Saved entries:
++++++++++

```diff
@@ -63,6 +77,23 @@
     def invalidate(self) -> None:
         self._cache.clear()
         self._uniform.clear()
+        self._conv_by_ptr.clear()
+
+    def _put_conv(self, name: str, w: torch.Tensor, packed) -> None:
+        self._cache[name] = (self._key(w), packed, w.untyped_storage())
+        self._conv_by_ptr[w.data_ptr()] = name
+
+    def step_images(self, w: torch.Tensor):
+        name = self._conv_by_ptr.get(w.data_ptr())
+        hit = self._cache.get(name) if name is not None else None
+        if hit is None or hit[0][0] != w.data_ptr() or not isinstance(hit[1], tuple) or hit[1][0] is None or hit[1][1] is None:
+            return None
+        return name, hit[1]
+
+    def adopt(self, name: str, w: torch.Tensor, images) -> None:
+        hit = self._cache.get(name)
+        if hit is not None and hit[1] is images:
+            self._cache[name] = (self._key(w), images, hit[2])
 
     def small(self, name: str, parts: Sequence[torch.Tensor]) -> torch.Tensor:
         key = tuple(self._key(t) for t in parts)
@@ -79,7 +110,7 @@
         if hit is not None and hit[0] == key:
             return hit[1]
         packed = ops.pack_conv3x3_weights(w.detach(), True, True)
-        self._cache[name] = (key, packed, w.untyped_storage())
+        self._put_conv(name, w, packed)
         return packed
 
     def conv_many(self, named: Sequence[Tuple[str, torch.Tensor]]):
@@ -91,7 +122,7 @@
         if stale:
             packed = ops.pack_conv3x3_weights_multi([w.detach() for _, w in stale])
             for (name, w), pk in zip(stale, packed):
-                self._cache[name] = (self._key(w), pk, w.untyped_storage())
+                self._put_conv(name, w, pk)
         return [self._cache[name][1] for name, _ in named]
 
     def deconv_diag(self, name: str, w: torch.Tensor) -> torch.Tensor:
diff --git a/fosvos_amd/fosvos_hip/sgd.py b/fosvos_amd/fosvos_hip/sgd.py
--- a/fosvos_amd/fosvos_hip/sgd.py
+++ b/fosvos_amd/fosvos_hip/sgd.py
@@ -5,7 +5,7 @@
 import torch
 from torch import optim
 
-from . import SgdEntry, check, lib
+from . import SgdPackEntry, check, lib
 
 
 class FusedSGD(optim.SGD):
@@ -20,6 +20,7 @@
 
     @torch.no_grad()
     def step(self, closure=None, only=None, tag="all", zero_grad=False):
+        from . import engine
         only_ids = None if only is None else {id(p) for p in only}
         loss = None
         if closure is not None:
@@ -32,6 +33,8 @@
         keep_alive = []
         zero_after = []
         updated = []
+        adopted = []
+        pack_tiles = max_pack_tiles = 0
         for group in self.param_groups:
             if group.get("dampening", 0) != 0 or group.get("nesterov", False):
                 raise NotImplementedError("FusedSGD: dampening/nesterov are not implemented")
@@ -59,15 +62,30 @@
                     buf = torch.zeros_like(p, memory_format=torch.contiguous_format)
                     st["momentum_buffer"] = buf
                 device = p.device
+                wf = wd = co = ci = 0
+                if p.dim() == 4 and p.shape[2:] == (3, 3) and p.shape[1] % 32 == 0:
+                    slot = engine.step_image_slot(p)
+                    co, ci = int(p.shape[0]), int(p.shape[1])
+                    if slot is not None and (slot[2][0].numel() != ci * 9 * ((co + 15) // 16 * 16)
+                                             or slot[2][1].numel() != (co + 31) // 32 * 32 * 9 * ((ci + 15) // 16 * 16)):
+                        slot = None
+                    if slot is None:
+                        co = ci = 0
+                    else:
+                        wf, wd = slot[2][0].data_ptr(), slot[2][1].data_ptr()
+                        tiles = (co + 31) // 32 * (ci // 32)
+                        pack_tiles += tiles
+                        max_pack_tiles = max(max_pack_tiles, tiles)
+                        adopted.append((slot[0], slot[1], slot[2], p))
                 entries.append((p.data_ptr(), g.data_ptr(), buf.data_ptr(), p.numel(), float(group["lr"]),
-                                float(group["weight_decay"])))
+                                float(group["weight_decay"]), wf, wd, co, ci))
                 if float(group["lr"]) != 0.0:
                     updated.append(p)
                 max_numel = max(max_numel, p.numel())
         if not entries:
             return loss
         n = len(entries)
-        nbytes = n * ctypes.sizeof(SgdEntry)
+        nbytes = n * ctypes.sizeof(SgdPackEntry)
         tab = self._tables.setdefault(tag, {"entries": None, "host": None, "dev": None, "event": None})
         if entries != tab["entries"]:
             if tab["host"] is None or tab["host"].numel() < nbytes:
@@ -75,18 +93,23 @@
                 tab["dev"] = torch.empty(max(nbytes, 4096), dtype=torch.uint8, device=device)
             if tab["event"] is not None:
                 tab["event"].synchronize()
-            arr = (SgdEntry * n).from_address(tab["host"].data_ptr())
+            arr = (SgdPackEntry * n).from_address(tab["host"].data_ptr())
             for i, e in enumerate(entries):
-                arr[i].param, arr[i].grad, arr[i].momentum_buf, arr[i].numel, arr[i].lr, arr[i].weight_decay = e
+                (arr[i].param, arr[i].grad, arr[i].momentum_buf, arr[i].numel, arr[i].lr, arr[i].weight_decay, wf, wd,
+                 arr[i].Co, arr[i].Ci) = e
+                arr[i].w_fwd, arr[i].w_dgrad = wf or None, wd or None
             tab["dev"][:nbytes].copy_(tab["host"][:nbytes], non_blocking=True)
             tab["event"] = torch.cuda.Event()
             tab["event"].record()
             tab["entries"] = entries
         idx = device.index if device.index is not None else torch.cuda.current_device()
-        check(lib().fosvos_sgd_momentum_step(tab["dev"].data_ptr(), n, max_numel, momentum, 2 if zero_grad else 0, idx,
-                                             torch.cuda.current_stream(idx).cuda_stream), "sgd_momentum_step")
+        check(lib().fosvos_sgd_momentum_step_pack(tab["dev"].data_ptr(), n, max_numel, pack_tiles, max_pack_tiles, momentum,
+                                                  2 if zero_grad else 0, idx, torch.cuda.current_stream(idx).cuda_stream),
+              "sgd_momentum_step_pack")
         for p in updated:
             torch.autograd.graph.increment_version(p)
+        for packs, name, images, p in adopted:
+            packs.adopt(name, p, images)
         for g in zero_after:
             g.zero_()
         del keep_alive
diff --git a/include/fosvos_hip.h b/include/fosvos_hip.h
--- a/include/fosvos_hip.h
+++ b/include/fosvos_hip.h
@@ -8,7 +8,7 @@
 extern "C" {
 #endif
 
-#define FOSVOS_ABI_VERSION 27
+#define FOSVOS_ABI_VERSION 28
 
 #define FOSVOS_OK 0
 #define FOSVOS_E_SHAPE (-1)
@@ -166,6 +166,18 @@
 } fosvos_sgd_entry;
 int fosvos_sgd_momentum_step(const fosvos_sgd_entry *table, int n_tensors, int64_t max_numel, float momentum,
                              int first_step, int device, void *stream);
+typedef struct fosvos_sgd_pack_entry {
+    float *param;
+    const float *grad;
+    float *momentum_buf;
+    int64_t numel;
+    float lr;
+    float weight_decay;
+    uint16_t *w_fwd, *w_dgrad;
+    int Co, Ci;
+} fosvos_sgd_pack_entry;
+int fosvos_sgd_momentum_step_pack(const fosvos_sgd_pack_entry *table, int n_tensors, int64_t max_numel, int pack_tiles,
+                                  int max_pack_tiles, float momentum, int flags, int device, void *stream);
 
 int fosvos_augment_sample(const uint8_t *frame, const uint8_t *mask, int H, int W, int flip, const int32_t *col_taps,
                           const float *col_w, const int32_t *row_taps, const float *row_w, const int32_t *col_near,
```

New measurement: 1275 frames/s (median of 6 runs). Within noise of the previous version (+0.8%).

++++++++++

[Task objective] Tell how many lines in the records above carry the word "False". Only the number should appear in the reply.

[Solved exercise] 2